California is one place being targeted by the company for expansion, according to analyst Paul Kraft, founder of Tokyo-based consultancy firm JapanIQ.
But that plan could be complicated by U.S. President Donald Trump’s trade tariffs – including levies of 24% on Japan, which have been paused until July.
Even so, “I wouldn’t bet against them, even in this entire high-tariff environment”, Kraft said.
“Nobody adjusts as fast as Don Quijote in retail in Japan – even faster than convenience stores, because they give so much autonomy to their stores.”
They are also “some of the smartest and most aggressive buyers that I’ve seen”, with consistently “the best selection of almost anything”, he added.
However, in Japan at least, the shopping experience is “cramped, dark, you know, the buildings might be old” with products seemingly “hanging from everywhere”.
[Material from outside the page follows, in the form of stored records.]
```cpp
static int32_t add_shadow(gs_ctx* c) {
    gs_config cfg = c->cfg;
    cfg.stream = nullptr;
    cfg.max_intersections = 0;
    gs_ctx* s = nullptr;
    int32_t rc = gs_create(&cfg, &s);
    if (rc != GS_OK) return rc;
    s->fif = 1;
    s->is_shadow = true;
    rc = gs_share_splats(s, c);
    if (rc != GS_OK) { gs_destroy(s); return rc; }
    s->opt = c->opt;
    c->shadows.push_back(s);
    return GS_OK;
}

GS_EXPORT int32_t gs_render(gs_ctx* c, const void* uniforms) {
    if (!c || !uniforms) return fail(GS_ERR_INVALID_ARGUMENT, "gs_render: null argument");
    gs_ctx* t = c;
    if (c->fif > 1 && c->scene_mem) {
        if (c->pending && c->shadows.size() + 1 < c->fif) {
            int32_t rc = add_shadow(c);
            if (rc != GS_OK) return rc;
            c->rr = (uint32_t)c->shadows.size();
        }
        if (!c->shadows.empty()) {
            const uint32_t slot = c->rr++ % (uint32_t)(c->shadows.size() + 1);
            t = slot ? c->shadows[slot - 1] : c;
        }
        if (t->capacity < c->cap_hint || t->row_cap < c->row_hint) {
            HIP_TRY(hipSetDevice(t->cfg.device));
            if (t->pending) { int32_t rc = wait_one(t); if (rc != GS_OK && rc != GS_ERR_TRUNCATED) return rc; }
            int32_t rc = alloc_kv(t, std::max(t->capacity, c->cap_hint), std::max(t->row_cap, c->row_hint));
            if (rc != GS_OK) return rc;
            t->have_frame = false;
        }
    }
    const int32_t rc = render_common(t, uniforms, false, nullptr);
    if (rc == GS_OK) c->last = t;
    return rc;
}
GS_EXPORT int32_t gs_render_debug(gs_ctx* c, const void* uniforms) {
    const int32_t rc = render_common(c, uniforms, true, nullptr);
    if (rc == GS_OK && c) c->last = c;
    return rc;
}
GS_EXPORT int32_t gs_render_to(gs_ctx* c, const void* uniforms, void* d_rgba8) {
    if (!d_rgba8) return fail(GS_ERR_INVALID_ARGUMENT, "gs_render_to: null output");
    const int32_t rc = render_common(c, uniforms, false, d_rgba8);
    if (rc == GS_OK && c) c->last = c;
    return rc;
}

GS_EXPORT int32_t gs_render_host(gs_ctx* c, const void* uniforms, void* host_dst, uint64_t size, uint64_t* ticket) {
    if (!c || !uniforms || !host_dst || !ticket) return fail(GS_ERR_INVALID_ARGUMENT, "gs_render_host: null argument");
    const uint64_t bytes = (uint64_t)c->frame.slab_w * c->frame.height * 4;
    if (size < bytes) return fail(GS_ERR_INVALID_ARGUMENT, "gs_render_host: need %llu bytes, got %llu", (unsigned long long)bytes, (unsigned long long)size);
    int32_t rc = gs_render(c, uniforms);
    if (rc != GS_OK) return rc;
    gs_ctx* t = last_of(c);
    if (!t->ev_done) HIP_TRY(hipEventCreateWithFlags(t->ev_done.out(), hipEventDisableTiming));
    HIP_TRY(hipMemcpyAsync(host_dst, t->rgba8, bytes, hipMemcpyDeviceToHost, t->stream));
    std::lock_guard<std::mutex> lk(c->ticket_mu);
    HIP_TRY(hipEventRecord(t->ev_done, t->stream));
    const uint64_t k = c->next_ticket++;
    c->tickets[k & 63u].ticket = k;
    c->tickets[k & 63u].member = t;
    *ticket = k;
    return GS_OK;
}

GS_EXPORT int32_t gs_wait_ticket(gs_ctx* c, uint64_t ticket) {
    if (!c) return fail(GS_ERR_INVALID_ARGUMENT, "gs_wait_ticket: null ctx");
    gs_ctx* t = nullptr;
    {
        std::lock_guard<std::mutex> lk(c->ticket_mu);
        if (ticket == 0 || ticket >= c->next_ticket) return fail(GS_ERR_INVALID_ARGUMENT, "gs_wait_ticket: unknown ticket %llu", (unsigned long long)ticket);
        if (c->next_ticket - ticket > 64 || c->tickets[ticket & 63u].ticket != ticket) return GS_OK;
        t = c->tickets[ticket & 63u].member;
    }
    HIP_TRY(hipSetDevice(c->cfg.device));
    HIP_TRY(hipEventSynchronize(t->ev_done));
    return GS_OK;
}
```

### gaussian-splatting-wgpu_amd/csrc/gs_kernels.h

```cpp
#pragma once
#include "gs_device.h"

void gs_launch_repack(const void* d_aos, uint32_t n, uint32_t first, const GsScene& s, hipStream_t st);
void gs_launch_ply_chunk(const void* d_raw, uint32_t m, uint32_t first, const GsPlyTable& t, const GsScene& s, hipStream_t st);
struct GsPreprocessLaunch {
    const void* func;
    uint32_t blocks;
    GsScene s; GsUniforms u; GsFrame f;
    void* gdata; uint32_t* counts; GsTightOut to; GsTint tint;
    float w2;
    void* args[8];
};
float gs_view_norm2(const GsUniforms& u);
void gs_preprocess_prepare(GsPreprocessLaunch& L, const GsScene& s, const GsUniforms& u, const GsFrame& f, void* gdata, uint32_t* counts,
                           bool tight, uint32_t* arena, uint32_t* rowptr, unsigned short* unit_off, uint32_t* unit_n, GsControl* ctl,
                           uint32_t tight_nb = 0, bool state = false, GsTint tint = GsTint{});
void gs_launch_preprocess(GsPreprocessLaunch& L, hipStream_t st);
void gs_launch_zero(void* p, uint64_t bytes, hipStream_t st);
uint32_t gs_scan_blocks(uint32_t n);
void gs_launch_scan(const uint32_t* counts, uint32_t n, uint32_t* offsets, unsigned long long* status, uint32_t* ticket, GsControl* ctl,
                    hipStream_t st);
uint64_t gs_emit_chunks(uint64_t capacity);
void gs_launch_emit_balanced(const void* gdata, const void* grec, const uint32_t* chunk_table, const GsFrame& f, uint32_t* keys, uint32_t* values,
                             GsControl* ctl, uint32_t grid, uint32_t hist_bits, uint32_t hist_passes, bool keys16, hipStream_t st);
void gs_launch_emit(const void* gdata, const uint32_t* counts, const uint32_t* offsets, const GsFrame& f, uint32_t* keys, uint32_t* values,
                    GsControl* ctl, hipStream_t st);
void gs_launch_ranges16(const uint16_t* tiles, const GsControl* ctl, uint32_t capacity, uint32_t T, uint32_t* ranges, uint32_t grid,
                        uint32_t* sticky, GsReport* rep, hipStream_t st);
void gs_launch_rebuild_keys(const uint16_t* tiles, const uint32_t* vals, const uint32_t* counts, uint32_t count, uint32_t n, uint32_t* keys,
                            hipStream_t st);
void gs_launch_ranges(const uint32_t* keys, const GsControl* ctl, uint32_t capacity, uint32_t T, uint32_t* ranges, uint32_t grid,
                      uint32_t* sticky, GsReport* rep, hipStream_t st);
uint32_t gs_sort_tiles(uint64_t capacity);
struct GsSortPair { uint32_t *keys, *vals; };
struct GsSort {
    GsSortPair in, alt;
    uint32_t passes, bits, by_tile;
    bool keys16, have_hist;
};
GsSortPair gs_launch_sort(const GsSort& s, GsControl* ctl, uint32_t* status, uint32_t capacity, uint32_t grid, hipStream_t st);
struct GsLists {
    const void* gdata;
    const uint32_t* values;
    const uint32_t* ranges;
    GsFrame f;
    uint32_t id_mask;
    uint32_t nrec;
};
int gs_launch_blend(const GsLists& L, uint32_t* rgba8, float* rgbf, bool aux, float* alpha, float* depth, GsControl* ctl, uint32_t* tile_depth,
                    bool exact, uint32_t ablation, hipStream_t st, uint32_t* prof = nullptr, uint32_t* prof_blocks = nullptr);
void gs_launch_debug_view(const uint32_t* ranges, const GsFrame& f, uint32_t view, uint32_t* rgba8, hipStream_t st);
void gs_launch_assemble(const void* slabs, void* image, uint32_t width, uint32_t height, const uint32_t* d_px_bounds, uint32_t n_slabs,
                        uint64_t slab_stride_px, hipStream_t st);
uint32_t gs_gsort_tiles(uint32_t n);
uint64_t gs_gsort_scratch_bytes(uint32_t n);
void gs_launch_gsort(const uint32_t* words, const uint32_t* aux_in, const unsigned short* unit_off, const uint32_t* unit_n, uint32_t n, void* scratch,
                     void* grec, uint32_t* chunk_table, uint32_t chunk_cap, uint32_t* tot_visible, uint32_t* tot_quantity, uint32_t grid, hipStream_t st);
uint32_t gs_rows_sort_tiles(uint64_t row_cap);
uint32_t gs_rows_chunks(uint64_t row_cap);
void gs_launch_rows(const uint32_t* arena, const void* grec, const uint32_t* chunk_table, uint32_t* rows_sorted, GsControl* ctl, uint32_t* sort_status, uint32_t row_cap,
                    uint32_t* M3, uint32_t* tileoff, uint32_t* rowtot, const GsFrame& f, uint32_t* values, uint32_t* ranges, uint32_t cus,
                    uint32_t* sticky, GsReport* rep, hipStream_t st, void (*mark)(void*, int), void* mark_arg);
void gs_launch_rows_rebuild_keys(const uint32_t* ranges, uint32_t T, const uint32_t* vals, const void* gdata, uint32_t nrec, uint32_t count, uint32_t n,
                                 uint32_t* keys, hipStream_t st);
void gs_launch_rows_rebuild_taps(const uint32_t* vals, const void* gdata, uint32_t nrec, uint32_t count, uint32_t n, uint32_t* ids_out, void* gdata_out,
                                 hipStream_t st);
struct GsRegionDev {
    float a[3], b[3];
    float x0, y0, x1, y1;
    float W, H;
    uint32_t wi, hi;
    float proj[16];
    float viewz[4];
    const uint8_t* mask;
};
#define GS_STATE_SLOTS 32
#define GS_STATE_SLOT_STRIDE 32
void gs_launch_state_region(uint32_t kind, uint8_t* state, const GsScene& s, uint32_t n, const GsRegionDev& r, uint32_t op, uint32_t bits,
                            uint32_t where_mask, uint32_t where_value, unsigned long long* matched, hipStream_t st);
void gs_launch_state_ids(uint8_t* state, const uint32_t* ids, uint64_t n, uint32_t op, uint32_t bits, hipStream_t st);
void gs_launch_state_count(const uint8_t* state, uint32_t n, uint32_t mask, uint32_t value, unsigned long long* count, hipStream_t st);
void gs_launch_state_coverage(uint8_t* state, const void* planes, uint32_t n, uint32_t min_hits, float min_weight, uint32_t covered, uint32_t op,
                              uint32_t bits, uint32_t where_mask, uint32_t where_value, unsigned long long* matched, hipStream_t st);
struct GsAttrDev { float p[4]; };
void gs_launch_attr_state(uint32_t kind, uint8_t* state, const GsScene& s, const void* cov, uint32_t n, const GsAttrDev& a, float lo, float hi,
                          uint32_t inside, uint32_t op, uint32_t bits, uint32_t where_mask, uint32_t where_value, unsigned long long* matched,
                          hipStream_t st);
struct GsAttrSlot { unsigned long long matched, nan; uint32_t kmin, kmax; };
void gs_launch_attr_summary(uint32_t kind, const uint8_t* state, const GsScene& s, const void* cov, uint32_t n, const GsAttrDev& a, uint32_t mask,
                            uint32_t value, unsigned long long* slots, hipStream_t st);
void gs_launch_attr_histogram(uint32_t kind, const uint8_t* state, const GsScene& s, const void* cov, uint32_t n, const GsAttrDev& a, uint32_t mask,
                              uint32_t value, float lo, float hi, float scale, uint32_t bins, unsigned long long* counts, uint32_t grid, hipStream_t st);
void gs_launch_attr_values(uint32_t kind, const GsScene& s, const void* cov, uint32_t n, const GsAttrDev& a, const uint32_t* ids, uint32_t first,
                           uint32_t m, float* out, hipStream_t st);
struct GsNeighGrid { float lo[3]; float inv_h; uint32_t g[3]; uint32_t bx, bxy, shift, blocks, none; };
void gs_launch_neigh_bounds(const uint8_t* state, const GsScene& s, uint32_t n, uint32_t smask, uint32_t svalue, uint32_t qmask, uint32_t qvalue,
                            uint32_t* out, hipStream_t st);
void gs_launch_neigh_keys(const uint8_t* state, const GsScene& s, uint32_t n, uint32_t mask, uint32_t value, const GsNeighGrid& g, uint32_t* keys,
                          uint32_t* vals, hipStream_t st);
void gs_launch_neigh_records(const uint32_t* keys, const uint32_t* vals, uint32_t n, const GsNeighGrid& g, const GsScene& s, void* rec, uint32_t* skeys,
                             void* table, hipStream_t st);
void gs_launch_neigh_cands(const void* qrec, uint32_t nq, const void* srec, const uint32_t* skeys, const void* table, uint32_t nrec, const GsNeighGrid& g,
                           unsigned long long* sums, hipStream_t st);
void gs_launch_neigh_query(const void* qrec, uint32_t nq, uint32_t first_block, uint32_t blocks, const void* srec, const uint32_t* skeys, const void* table,
                           uint32_t nrec, const GsNeighGrid& g, float r2, uint32_t limit, uint32_t n, uint32_t* plane, hipStream_t st);
void gs_launch_state_neigh(uint8_t* state, const uint32_t* plane, uint32_t n, uint32_t min_count, uint32_t max_count, uint32_t inside, uint32_t op,
                           uint32_t bits, uint32_t where_mask, uint32_t where_value, unsigned long long* matched, hipStream_t st);
void gs_launch_cluster_init(const uint8_t* state, const GsScene& s, uint32_t n, uint32_t mask, uint32_t value, uint32_t* parent, uint32_t* count,
                            hipStream_t st);
void gs_launch_cluster_edges(const void* rec, uint32_t nrec, uint32_t first_block, uint32_t blocks, const uint32_t* skeys, const void* table,
                             const GsNeighGrid& g, float r2, uint32_t n, uint32_t* parent, uint32_t* changed, hipStream_t st);
void gs_launch_cluster_flatten(const void* rec, uint32_t nrec, uint32_t n, uint32_t* parent, hipStream_t st);
void gs_launch_cluster_sizes(const void* rec, uint32_t nrec, uint32_t n, const uint32_t* parent, uint32_t* count, bool fold, hipStream_t st);
void gs_launch_cluster_commit(const uint32_t* parent, const uint32_t* count, uint32_t n, uint32_t* labels, uint32_t* sizes, unsigned long long* slots,
                              hipStream_t st);
void gs_launch_cluster_seeds(const uint8_t* state, const uint32_t* labels, uint32_t n, uint32_t mask, uint32_t value, uint32_t* flag, hipStream_t st);
void gs_launch_state_cluster_linked(uint8_t* state, const uint32_t* labels, uint32_t n, const uint32_t* flag, uint32_t op, uint32_t bits, uint32_t where_mask,
                                    uint32_t where_value, unsigned long long* matched, hipStream_t st);
uint32_t gs_select_blocks(uint32_t n);
void gs_launch_select_count(const uint8_t* state, uint32_t n, uint32_t mask, uint32_t value, uint32_t* counts, hipStream_t st);
void gs_launch_select_scatter(const uint8_t* state, uint32_t n, uint32_t mask, uint32_t value, const uint32_t* offsets, uint32_t* ids, uint32_t cap,
                              hipStream_t st);
void gs_launch_unpack(const GsScene& s, uint32_t n, const uint32_t* ids, uint32_t first, uint32_t m, void* d_aos, uint32_t* out_ids, hipStream_t st);
void gs_launch_compact_planes(const GsScene& o, uint32_t n_old, const uint32_t* ids, uint32_t m, const GsScene& d, hipStream_t st, uint32_t first = 0,
                              bool with_state = true);
void gs_launch_grow(const GsScene& o, uint32_t n_old, const GsScene& d, uint32_t n_new, uint32_t new_state, uint32_t grid, hipStream_t st);
struct GsSnapshotDev {
    const uint32_t* ids;
    float *x, *y, *z;
    float4 *geo, *sh;
    uint32_t* state;
};
void gs_launch_snapshot(uint32_t mode, const GsScene& sc, uint32_t n, const GsSnapshotDev& s, uint32_t m, uint32_t parts, hipStream_t st);
void gs_launch_write(const void* d_aos, const uint8_t* d_states, uint32_t m, const uint32_t* ids, const GsScene& s, uint32_t n, uint32_t parts,
                     hipStream_t st);
void gs_launch_ids_ascending(const uint32_t* ids, uint64_t m, uint32_t n, unsigned long long* first_bad, hipStream_t st);
struct gs_xform;
void gs_launch_xform(const GsScene& s, uint32_t n, const uint32_t* ids, uint32_t m, const gs_xform& x, hipStream_t st);
struct gs_grade;
void gs_launch_grade(const GsScene& s, uint32_t n, const uint32_t* ids, uint32_t m, const gs_grade& x, hipStream_t st);
void gs_launch_pick(const GsLists& L, const void* d_queries, uint32_t n, void* d_results, uint32_t max_contrib, void* d_contrib, hipStream_t st);
struct GsCoverDev {
    uint32_t x0, y0, x1, y1;
    const uint8_t* mask;
};
void gs_launch_coverage(const GsLists& L, uint32_t bx0, uint32_t by0, uint32_t nbx, uint32_t nby, const GsCoverDev& r, void* planes, hipStream_t st);
```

Don Quijote’s omnipresent Santa hat-wearing penguin mascot Donpen and its “Don Don Donki” jingle on repeat just add to the “jungle”-like experience.
“It is almost an assault on the senses,” Kraft added.
Inflation hits
Still, Don Quijote “has grown to be an extremely important retailer in Japan,” he said – especially as rising inflation ramps up demand for cheaper products.
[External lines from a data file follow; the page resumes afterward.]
def _bind(path, test_hooks):
    if not os.path.exists(path):
        raise EnfError(f"{path} not found: build it with `make -C enf-pde_amd/csrc` "
                       "(or python -c 'import __graft_entry__ as g; g.build()'). There is no fallback path.")
    lib = ctypes.CDLL(path)
    vp, i64, sz, ci = ctypes.c_void_p, ctypes.c_int64, ctypes.c_size_t, ctypes.c_int
    dp = ctypes.POINTER(EnfDesc)
    lib.enf_abi_version.restype = ci
    lib.enf_strerror.restype = ctypes.c_char_p
    lib.enf_strerror.argtypes = [ci]
    lib.enf_invariant_dim.argtypes = [ci, ci]
    lib.enf_invariant_pose_dim.argtypes = [ci, ci]
    lib.enf_check_desc.argtypes = [dp]
    lib.enf_packed_weight_bytes.restype = sz
    lib.enf_packed_weight_bytes.argtypes = [dp]
    lib.enf_workspace_bytes.restype = sz
    lib.enf_workspace_bytes.argtypes = [dp]
    lib.enf_pack_weights.argtypes = [dp, ctypes.POINTER(vp), vp, vp]
    lib.enf_forward.argtypes = [dp, vp, i64, vp, vp, vp, vp, vp, vp, vp, vp, sz, vp]
    lib.enf_forward_stages.argtypes = [dp, vp, i64, vp, vp, vp, vp, vp, vp, vp, vp, sz, ctypes.c_uint, vp]
    lib.enf_backward_latents.argtypes = [dp, vp, i64, vp, vp, vp, vp, vp, vp, vp, vp, vp, vp, vp, sz, vp]
    lib.enf_backward_latents_ex.argtypes = [dp, vp, i64, vp, vp, vp, vp, vp, vp, vp, vp, vp, vp, vp, sz, ctypes.c_uint, vp]
    ip = ctypes.POINTER(ci)
    lib.enf_lt_layout.argtypes = [dp, ip, ip, ip, ip, ip, ip]
    lib.enf_pack_pair.argtypes = [dp, ctypes.POINTER(vp), vp, vp]
    lib.enf_mse_value_grad.argtypes = [vp, vp, sz, ctypes.c_float, vp, vp, vp]
    lib.enf_meta_sgd_update.argtypes = [ctypes.c_int, ctypes.POINTER(EnfSgdSegment), ctypes.c_float, vp]
    lib.enf_table_adam_update.argtypes = [ctypes.c_int, ctypes.POINTER(EnfAdamSegment), i64, ctypes.c_int32, vp, ctypes.c_int32] + \
                                         [ctypes.c_float] * 6 + [vp]
    lib.enf_fit_inputs.argtypes = [ctypes.c_int, ctypes.POINTER(EnfFitComponent)] + [ctypes.c_int32] * 7 + [vp] * 7
    lib.enf_ode_conv_forward.argtypes = [ci, ci, ci, ci, vp, vp, i64, i64, vp, vp, vp, vp]
    lib.enf_ode_conv_backward_basis.argtypes = [ci, ci, ci, ci, vp, vp, vp, vp, vp]
    lib.enf_ode_conv_backward_weight_scratch_bytes.restype = sz
    lib.enf_ode_conv_backward_weight_scratch_bytes.argtypes = [ci, ci, ci, ci]
    lib.enf_ode_conv_backward_weight.argtypes = [ci, ci, ci, ci, vp, vp, vp, vp, vp, sz, vp]
    lib.enf_ode_poly_num_features.argtypes = [ci, ci]
    lib.enf_ode_poly_forward.argtypes = [i64, ci, ci, vp, vp, vp]
    lib.enf_ode_poly_backward.argtypes = [i64, ci, ci, vp, vp, vp, vp]
    lib.enf_ode_basis_supported.argtypes = [ci, ci, ci, ci, ci]
    cf = ctypes.c_float
    lib.enf_ode_vec_readout_forward.argtypes = [ci, ci, ci, ci, vp, vp, vp, vp, cf, cf, vp, vp, vp]
    lib.enf_ode_vec_readout_backward.argtypes = [ci, ci, ci, ci, vp, vp, vp, vp, cf, cf, vp, vp, vp, vp, vp, vp, vp, vp]
    lib.enf_ode_block_supported.argtypes = [ci, ci]
    lib.enf_ode_block_scratch_bytes.restype = sz
    lib.enf_ode_block_scratch_bytes.argtypes = [i64, ci, ci]
    lib.enf_ode_block_forward.argtypes = [i64, ci, ci, vp, vp, vp, vp, vp, vp, vp, ctypes.c_float, vp, vp, vp]
    lib.enf_ode_block_backward.argtypes = [i64, ci, ci, vp, vp, vp, vp, vp, vp, vp, ctypes.c_float, vp, vp, vp, sz, vp]
    lib.enf_ode_basis_scratch_bytes.restype = sz
    lib.enf_ode_basis_scratch_bytes.argtypes = [i64, ci, ci, ci, ci]
    lib.enf_ode_basis_forward.argtypes = [i64, ci, ci, ci, ci, vp, vp, vp, vp, vp, vp, vp, sz, vp]
    lib.enf_ode_basis_backward.argtypes = [i64, ci, ci, ci, ci, vp, vp, vp, vp, vp, vp, vp, vp, vp, vp, vp, vp, sz, vp]
    lib.enf_relu_mask_bytes.restype = sz
    lib.enf_relu_mask_bytes.argtypes = [dp]
    lib.enf_pair_variant.argtypes = [dp, ci]
    lib.enf_pair_partition.argtypes = [dp] + [ctypes.POINTER(ctypes.c_int32)] * 3
    lib.enf_shared_forward_parts.argtypes = [dp, ctypes.POINTER(ctypes.c_int32)]
    lib.enf_shared_backward_applies.argtypes = [dp, ctypes.c_uint]
    lib.enf_backward_weights_scratch_bytes.restype = sz
    lib.enf_backward_weights_scratch_bytes.argtypes = [dp, ci]
    lib.enf_backward_weights.argtypes = [dp, vp, i64, vp, vp, vp, vp, vp, vp, ctypes.POINTER(vp), vp, vp, sz, vp]
    lib.enf_fit_step.argtypes = [dp, vp, i64, vp, vp, vp, vp, vp, ctypes.c_float, vp, vp, vp, vp, vp, sz, vp]
    lib.enf_backward_all_scratch_bytes.restype = sz
    lib.enf_backward_all_scratch_bytes.argtypes = [dp, ci]
    lib.enf_backward_all.argtypes = [dp, vp, i64, vp, vp, vp, ctypes.POINTER(vp), vp, vp, vp, vp, vp, vp, vp, ctypes.POINTER(vp), vp,
                                     vp, sz, vp, sz, ctypes.c_uint, vp]
    lib.enf_pair_scratch_bytes.restype = sz
    lib.enf_pair_scratch_bytes.argtypes = [dp]
    lib.enf_pair_forward.argtypes = [dp, vp, i64, vp, vp, vp, vp, vp, sz, vp]
    lib.enf_pair_backward.argtypes = [dp, vp, i64, vp, vp, vp, vp, vp, vp, ctypes.POINTER(vp), vp]
    lib.enf_pair_backward_ex.argtypes = [dp, vp, i64, vp, vp, vp, vp, vp, vp, ctypes.POINTER(vp), vp, vp]
    cu = ctypes.c_uint
    lib.enf_workspace_bytes_ex.restype = sz
    lib.enf_workspace_bytes_ex.argtypes = [dp, cu]
    lib.enf_fit_step_ex.argtypes = [dp, vp, i64, vp, vp, vp, vp, vp, ctypes.c_float, vp, vp, vp, vp, vp, sz, cu, vp]
    lib.enf_mse_scratch_bytes.restype = sz
    lib.enf_mse_scratch_bytes.argtypes = [sz, cu]
    lib.enf_mse_value_grad_ex.argtypes = [vp, vp, sz, ctypes.c_float, vp, vp, vp, sz, cu, vp]
    lib.enf_fit_step_w.argtypes = [dp, vp, i64, vp, vp, vp, vp, vp, ctypes.c_float, vp, vp, vp, vp, vp, sz, vp, cu, vp]
    lib.enf_mse_value_grad_w.argtypes = [vp, vp, vp, sz, ctypes.c_int32, ctypes.c_float, vp, vp, vp, sz, cu, vp]
    lib.enf_fit_inputs_w.argtypes = [ctypes.c_int, ctypes.POINTER(EnfFitComponent)] + [ctypes.c_int32] * 7 + [vp] * 9
    lib.enf_fit_inputs_b.argtypes = [ctypes.c_int, ctypes.POINTER(EnfFitComponent)] + [ctypes.c_int32] * 7 + [vp] * 9
    lib.enf_fit_step_cw.argtypes = [dp, vp, i64, vp, vp, vp, vp, vp, ctypes.c_float, vp, vp, vp, vp, vp, sz, vp, cu, vp]
    lib.enf_mse_value_grad_cw.argtypes = [vp, vp, vp, sz, ctypes.c_float, vp, vp, vp, sz, cu, vp]
    lib.enf_fit_inputs_cw.argtypes = [ctypes.c_int, ctypes.POINTER(EnfFitComponent)] + [ctypes.c_int32] * 7 + [vp] * 8 + [ctypes.c_int32, vp]
    lib.enf_fit_step_e.argtypes = [dp, vp, i64, vp, vp, vp, vp, vp, ctypes.c_float, vp, vp, vp, vp, vp, sz, vp, vp, vp, vp, cu, vp]
    lib.enf_eval_loss.argtypes = [dp, vp, i64] + [vp] * 11 + [sz, cu, vp]
    lib.enf_signal_sum.argtypes = [vp, ctypes.c_int32, ctypes.c_int32, ctypes.c_float, vp, vp]
    lib.enf_field_grad_workspace_bytes.restype = sz
    lib.enf_field_grad_workspace_bytes.argtypes = [dp, cu]
    lib.enf_field_grad.argtypes = [dp, vp, i64] + [vp] * 7 + [sz, cu, vp]
    lib.enf_query_vjp.argtypes = [dp, vp, i64] + [vp] * 8 + [sz, cu, vp]
    lib.enf_pair_backward_scratch_bytes.restype = sz
    lib.enf_pair_backward_scratch_bytes.argtypes = [dp, cu]
    lib.enf_pair_backward_ex2.argtypes = [dp, vp, i64, vp, vp, vp, vp, vp, vp, ctypes.POINTER(vp), vp, vp, sz, cu, vp]
    lib.enf_backward_all_scratch_bytes_ex.restype = sz
    lib.enf_backward_all_scratch_bytes_ex.argtypes = [dp, ci, cu]
    lib.enf_backward_weights_scratch_bytes_ex.restype = sz
    lib.enf_backward_weights_scratch_bytes_ex.argtypes = [dp, ci, cu]
    lib.enf_backward_weights_ex.argtypes = [dp, vp, i64, vp, vp, vp, vp, vp, vp, ctypes.POINTER(vp), vp, vp, sz, cu, vp]
    if test_hooks:
        for name in ("enf_debug_gemm", "enf_debug_pack", "enf_test_read_wave_sums", "enf_test_pair_fwd_streamed"):
            getattr(lib, name).restype = ci
        lib.enf_test_pair_fwd_streamed.argtypes = [ci]
        lib.enf_debug_gemm.argtypes = [vp, vp, vp, ci, ci, ci, vp]
        lib.enf_debug_pack.argtypes = [vp, vp, ci, ci, ci, vp]
        lib.enf_test_read_wave_sums.argtypes = [vp]
    if lib.enf_abi_version() != 2:
        raise EnfError(f"{path}: ABI version mismatch")
    return lib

The country’s core inflation rate accelerated to 3.2% in March, with consumers feeling the pinch on electricity bills as well as kitchen staples like cabbage and rice.
Household consumption fell 1.1% in 2024, with some people making the trip to Don Quijote to save.
“It’s less expensive than other shops, and they also have famous brands,” said a Tokyo resident who shops at the store twice a week and gave her surname as Kuroki.
Ms Shoji Raku, 20, told AFP she shops at Donki for “shampoo, electronics and everything that you don’t find elsewhere”.
There is even a cordoned-off adults-only section at Donki stores selling various sex toys.
Tourist sales remain a key focus for the chain, which plans to open two new stores targeted at visitors in Japan in 2026, centered on duty-free products.
But one Donki customer, Bruno Bosi from Brazil, said shoppers should tread with caution.
“It is a store for you to buy as much as you want – but I think you need to ask yourself if you need it,” he said.